_Task_
Report only how many lines below include "kappa".

Data excerpts:
*** Block opens ***
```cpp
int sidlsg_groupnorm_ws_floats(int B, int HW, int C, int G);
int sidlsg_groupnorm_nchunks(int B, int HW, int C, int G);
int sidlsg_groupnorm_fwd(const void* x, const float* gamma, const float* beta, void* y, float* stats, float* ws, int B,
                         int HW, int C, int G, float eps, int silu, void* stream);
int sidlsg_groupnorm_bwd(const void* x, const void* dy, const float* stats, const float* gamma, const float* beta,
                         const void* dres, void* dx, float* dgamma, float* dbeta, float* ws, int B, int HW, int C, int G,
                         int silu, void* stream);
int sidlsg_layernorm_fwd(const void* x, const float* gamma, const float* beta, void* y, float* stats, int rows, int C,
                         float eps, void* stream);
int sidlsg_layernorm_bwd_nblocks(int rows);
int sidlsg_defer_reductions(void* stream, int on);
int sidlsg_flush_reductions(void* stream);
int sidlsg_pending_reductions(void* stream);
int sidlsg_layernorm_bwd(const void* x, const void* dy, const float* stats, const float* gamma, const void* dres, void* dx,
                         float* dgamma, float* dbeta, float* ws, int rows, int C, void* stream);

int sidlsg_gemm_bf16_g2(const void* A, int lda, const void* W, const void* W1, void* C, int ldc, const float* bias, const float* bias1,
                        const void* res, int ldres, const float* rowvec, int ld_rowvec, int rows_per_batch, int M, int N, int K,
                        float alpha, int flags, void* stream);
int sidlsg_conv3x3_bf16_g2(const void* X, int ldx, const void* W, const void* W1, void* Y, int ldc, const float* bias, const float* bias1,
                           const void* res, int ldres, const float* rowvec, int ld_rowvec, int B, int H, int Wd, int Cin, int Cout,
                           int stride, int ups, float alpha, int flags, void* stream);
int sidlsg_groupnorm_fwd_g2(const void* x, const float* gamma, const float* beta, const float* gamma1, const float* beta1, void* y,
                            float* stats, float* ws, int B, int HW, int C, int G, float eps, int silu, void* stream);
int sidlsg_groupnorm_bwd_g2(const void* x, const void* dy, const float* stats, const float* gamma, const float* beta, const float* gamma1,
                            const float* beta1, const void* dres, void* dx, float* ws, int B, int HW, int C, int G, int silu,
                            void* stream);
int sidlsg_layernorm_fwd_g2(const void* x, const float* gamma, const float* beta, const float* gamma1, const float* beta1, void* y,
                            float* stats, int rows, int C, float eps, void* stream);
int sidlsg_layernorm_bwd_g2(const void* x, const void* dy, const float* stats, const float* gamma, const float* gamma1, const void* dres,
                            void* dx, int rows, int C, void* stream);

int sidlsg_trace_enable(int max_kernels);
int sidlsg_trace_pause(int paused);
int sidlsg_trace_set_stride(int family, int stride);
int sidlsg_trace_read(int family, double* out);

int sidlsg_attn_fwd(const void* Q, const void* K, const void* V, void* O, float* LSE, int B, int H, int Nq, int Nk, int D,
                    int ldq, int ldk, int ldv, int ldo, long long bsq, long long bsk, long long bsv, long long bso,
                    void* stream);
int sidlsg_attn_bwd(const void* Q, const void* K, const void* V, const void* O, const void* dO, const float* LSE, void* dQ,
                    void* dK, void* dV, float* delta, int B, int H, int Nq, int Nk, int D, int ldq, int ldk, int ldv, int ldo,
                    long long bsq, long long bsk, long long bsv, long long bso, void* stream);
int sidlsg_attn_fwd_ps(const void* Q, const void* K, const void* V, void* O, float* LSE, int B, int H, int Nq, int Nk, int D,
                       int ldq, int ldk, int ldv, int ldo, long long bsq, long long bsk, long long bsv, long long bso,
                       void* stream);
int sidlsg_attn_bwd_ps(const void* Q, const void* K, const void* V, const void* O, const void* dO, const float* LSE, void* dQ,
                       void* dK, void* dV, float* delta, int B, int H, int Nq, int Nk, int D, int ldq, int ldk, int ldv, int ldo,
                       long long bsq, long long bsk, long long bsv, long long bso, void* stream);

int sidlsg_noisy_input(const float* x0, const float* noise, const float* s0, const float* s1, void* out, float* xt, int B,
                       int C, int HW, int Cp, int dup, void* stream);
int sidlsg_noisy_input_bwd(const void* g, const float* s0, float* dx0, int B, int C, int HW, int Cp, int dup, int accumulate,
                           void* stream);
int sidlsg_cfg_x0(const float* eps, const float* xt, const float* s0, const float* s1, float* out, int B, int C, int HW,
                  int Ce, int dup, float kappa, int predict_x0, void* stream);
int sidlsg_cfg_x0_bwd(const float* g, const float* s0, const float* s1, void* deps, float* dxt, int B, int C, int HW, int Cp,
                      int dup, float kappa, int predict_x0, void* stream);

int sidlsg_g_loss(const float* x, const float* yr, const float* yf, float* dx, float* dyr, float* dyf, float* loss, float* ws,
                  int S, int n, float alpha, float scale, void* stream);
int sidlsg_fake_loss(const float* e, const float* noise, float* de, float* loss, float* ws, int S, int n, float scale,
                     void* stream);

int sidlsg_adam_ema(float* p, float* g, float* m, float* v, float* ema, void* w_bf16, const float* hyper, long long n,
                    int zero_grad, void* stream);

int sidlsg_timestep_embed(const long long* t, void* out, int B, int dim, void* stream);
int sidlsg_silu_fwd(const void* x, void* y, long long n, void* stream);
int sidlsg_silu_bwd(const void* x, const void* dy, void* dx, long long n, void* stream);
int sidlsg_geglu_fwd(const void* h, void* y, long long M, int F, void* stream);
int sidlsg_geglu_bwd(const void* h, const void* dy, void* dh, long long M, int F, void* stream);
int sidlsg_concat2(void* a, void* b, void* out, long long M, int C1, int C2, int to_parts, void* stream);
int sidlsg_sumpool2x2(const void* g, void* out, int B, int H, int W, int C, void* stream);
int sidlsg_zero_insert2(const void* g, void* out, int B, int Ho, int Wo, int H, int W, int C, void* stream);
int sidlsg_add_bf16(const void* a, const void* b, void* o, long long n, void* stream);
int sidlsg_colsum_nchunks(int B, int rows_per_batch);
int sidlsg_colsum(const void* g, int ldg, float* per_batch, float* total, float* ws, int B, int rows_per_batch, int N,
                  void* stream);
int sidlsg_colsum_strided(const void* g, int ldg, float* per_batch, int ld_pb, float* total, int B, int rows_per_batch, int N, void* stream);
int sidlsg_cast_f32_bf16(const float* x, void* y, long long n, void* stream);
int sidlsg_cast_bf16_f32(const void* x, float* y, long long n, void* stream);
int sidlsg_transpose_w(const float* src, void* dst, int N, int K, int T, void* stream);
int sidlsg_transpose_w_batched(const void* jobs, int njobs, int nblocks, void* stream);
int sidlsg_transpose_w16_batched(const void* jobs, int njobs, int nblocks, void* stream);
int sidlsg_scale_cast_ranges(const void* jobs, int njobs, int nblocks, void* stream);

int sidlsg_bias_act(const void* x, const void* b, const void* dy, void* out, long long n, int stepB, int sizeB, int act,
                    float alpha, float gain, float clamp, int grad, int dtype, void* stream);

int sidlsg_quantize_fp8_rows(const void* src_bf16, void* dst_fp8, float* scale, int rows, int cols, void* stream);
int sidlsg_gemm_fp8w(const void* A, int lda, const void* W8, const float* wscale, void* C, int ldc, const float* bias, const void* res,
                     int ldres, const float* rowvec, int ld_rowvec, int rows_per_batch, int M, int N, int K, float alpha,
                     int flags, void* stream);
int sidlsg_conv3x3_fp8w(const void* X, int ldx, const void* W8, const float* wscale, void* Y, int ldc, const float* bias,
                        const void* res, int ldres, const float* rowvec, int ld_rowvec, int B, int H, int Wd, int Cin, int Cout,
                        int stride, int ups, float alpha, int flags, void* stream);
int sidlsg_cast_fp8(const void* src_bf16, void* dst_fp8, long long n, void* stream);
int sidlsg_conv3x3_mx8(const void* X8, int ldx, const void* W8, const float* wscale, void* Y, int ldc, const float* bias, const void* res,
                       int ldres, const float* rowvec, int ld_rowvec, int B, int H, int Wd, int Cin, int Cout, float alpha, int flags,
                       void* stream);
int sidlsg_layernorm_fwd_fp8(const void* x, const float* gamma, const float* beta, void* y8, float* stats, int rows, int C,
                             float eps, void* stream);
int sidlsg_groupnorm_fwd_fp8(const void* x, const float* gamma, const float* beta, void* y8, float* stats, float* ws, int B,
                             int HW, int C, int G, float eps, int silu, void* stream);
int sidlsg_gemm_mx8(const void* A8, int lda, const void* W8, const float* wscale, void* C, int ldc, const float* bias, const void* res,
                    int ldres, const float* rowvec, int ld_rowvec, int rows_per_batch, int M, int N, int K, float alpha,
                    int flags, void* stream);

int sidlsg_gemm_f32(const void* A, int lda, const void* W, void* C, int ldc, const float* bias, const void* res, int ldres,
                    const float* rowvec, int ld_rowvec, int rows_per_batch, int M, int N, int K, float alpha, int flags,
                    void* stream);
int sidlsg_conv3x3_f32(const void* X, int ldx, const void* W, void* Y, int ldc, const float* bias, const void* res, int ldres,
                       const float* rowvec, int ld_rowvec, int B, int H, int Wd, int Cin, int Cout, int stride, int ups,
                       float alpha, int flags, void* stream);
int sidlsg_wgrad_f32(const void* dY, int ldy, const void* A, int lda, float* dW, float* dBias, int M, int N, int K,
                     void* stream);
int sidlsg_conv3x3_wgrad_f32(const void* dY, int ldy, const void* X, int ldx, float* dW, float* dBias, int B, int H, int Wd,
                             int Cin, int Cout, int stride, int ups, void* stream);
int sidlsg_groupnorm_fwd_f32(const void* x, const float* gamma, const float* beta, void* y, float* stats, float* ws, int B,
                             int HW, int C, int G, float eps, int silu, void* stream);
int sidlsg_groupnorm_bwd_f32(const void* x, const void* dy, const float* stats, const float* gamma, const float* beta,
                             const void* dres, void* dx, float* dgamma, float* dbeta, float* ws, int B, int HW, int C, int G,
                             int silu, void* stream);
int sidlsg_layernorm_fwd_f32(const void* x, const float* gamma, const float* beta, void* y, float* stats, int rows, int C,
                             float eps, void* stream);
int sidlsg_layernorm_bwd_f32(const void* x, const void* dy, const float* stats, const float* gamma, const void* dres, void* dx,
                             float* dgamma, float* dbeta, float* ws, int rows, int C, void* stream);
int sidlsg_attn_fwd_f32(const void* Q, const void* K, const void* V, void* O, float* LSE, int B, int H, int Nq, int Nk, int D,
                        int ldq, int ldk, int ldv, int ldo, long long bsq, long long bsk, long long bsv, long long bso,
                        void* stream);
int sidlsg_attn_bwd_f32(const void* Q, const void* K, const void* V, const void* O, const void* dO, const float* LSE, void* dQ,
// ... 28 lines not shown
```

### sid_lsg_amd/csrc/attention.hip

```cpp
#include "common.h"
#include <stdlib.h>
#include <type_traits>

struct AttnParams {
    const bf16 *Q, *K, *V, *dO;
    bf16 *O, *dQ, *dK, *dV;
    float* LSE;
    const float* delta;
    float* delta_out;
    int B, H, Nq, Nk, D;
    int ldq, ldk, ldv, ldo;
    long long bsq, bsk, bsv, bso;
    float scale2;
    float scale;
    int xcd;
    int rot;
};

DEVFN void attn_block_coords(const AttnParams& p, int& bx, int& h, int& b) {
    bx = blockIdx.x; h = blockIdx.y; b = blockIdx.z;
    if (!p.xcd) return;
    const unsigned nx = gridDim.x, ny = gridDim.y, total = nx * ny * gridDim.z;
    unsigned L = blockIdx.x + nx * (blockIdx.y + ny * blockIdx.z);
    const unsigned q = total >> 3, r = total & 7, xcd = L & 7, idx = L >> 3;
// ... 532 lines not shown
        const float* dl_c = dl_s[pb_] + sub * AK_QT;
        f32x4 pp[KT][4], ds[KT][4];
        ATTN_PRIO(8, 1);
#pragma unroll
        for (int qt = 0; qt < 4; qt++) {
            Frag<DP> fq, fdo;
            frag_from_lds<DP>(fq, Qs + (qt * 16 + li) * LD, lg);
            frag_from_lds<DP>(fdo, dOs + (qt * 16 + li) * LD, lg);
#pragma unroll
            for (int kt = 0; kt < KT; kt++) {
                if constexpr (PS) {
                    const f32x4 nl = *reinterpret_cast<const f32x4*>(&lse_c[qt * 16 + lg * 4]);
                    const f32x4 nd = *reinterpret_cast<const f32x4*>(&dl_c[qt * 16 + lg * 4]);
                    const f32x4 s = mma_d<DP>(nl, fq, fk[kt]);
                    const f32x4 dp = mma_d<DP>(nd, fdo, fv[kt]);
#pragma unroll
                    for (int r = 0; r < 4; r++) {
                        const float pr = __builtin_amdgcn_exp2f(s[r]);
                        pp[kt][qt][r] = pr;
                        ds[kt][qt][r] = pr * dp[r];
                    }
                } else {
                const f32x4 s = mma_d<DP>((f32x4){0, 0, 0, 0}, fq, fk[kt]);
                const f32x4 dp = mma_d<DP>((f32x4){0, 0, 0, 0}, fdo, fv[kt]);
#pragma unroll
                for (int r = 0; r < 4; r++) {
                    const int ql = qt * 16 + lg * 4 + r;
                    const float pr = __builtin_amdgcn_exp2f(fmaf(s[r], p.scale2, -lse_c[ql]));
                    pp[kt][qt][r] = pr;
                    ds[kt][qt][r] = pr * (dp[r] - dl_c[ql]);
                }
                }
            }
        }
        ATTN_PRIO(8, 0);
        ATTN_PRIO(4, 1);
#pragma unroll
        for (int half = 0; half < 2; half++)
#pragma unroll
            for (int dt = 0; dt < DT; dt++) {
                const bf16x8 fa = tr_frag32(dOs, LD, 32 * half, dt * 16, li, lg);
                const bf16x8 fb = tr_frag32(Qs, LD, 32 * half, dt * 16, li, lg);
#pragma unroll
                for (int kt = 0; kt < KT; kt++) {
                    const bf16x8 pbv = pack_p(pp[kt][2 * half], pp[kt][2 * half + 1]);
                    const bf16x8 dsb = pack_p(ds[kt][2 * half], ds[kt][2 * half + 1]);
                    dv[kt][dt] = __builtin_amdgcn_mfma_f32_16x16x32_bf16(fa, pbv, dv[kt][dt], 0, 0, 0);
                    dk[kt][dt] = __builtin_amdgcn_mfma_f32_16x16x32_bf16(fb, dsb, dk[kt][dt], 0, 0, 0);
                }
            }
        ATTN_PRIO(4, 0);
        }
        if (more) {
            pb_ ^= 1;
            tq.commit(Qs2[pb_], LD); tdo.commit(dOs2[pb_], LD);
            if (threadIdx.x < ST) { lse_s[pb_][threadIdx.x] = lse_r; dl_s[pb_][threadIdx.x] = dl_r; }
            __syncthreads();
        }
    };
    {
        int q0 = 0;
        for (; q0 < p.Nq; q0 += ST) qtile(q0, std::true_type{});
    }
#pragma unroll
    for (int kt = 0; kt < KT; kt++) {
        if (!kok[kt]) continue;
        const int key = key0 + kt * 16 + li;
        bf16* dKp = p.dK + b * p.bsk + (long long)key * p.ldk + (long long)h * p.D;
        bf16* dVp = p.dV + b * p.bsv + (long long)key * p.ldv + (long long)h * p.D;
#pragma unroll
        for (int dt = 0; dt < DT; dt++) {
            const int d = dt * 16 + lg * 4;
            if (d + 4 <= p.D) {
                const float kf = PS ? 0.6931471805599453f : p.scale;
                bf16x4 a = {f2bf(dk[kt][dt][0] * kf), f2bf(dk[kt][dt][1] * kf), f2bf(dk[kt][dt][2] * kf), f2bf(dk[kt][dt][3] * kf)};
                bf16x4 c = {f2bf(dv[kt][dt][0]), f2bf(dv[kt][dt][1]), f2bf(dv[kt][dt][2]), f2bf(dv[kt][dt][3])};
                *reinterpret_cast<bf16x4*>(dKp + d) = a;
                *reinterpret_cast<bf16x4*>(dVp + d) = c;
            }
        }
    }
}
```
*** Block closes ***
_Problem solution_
2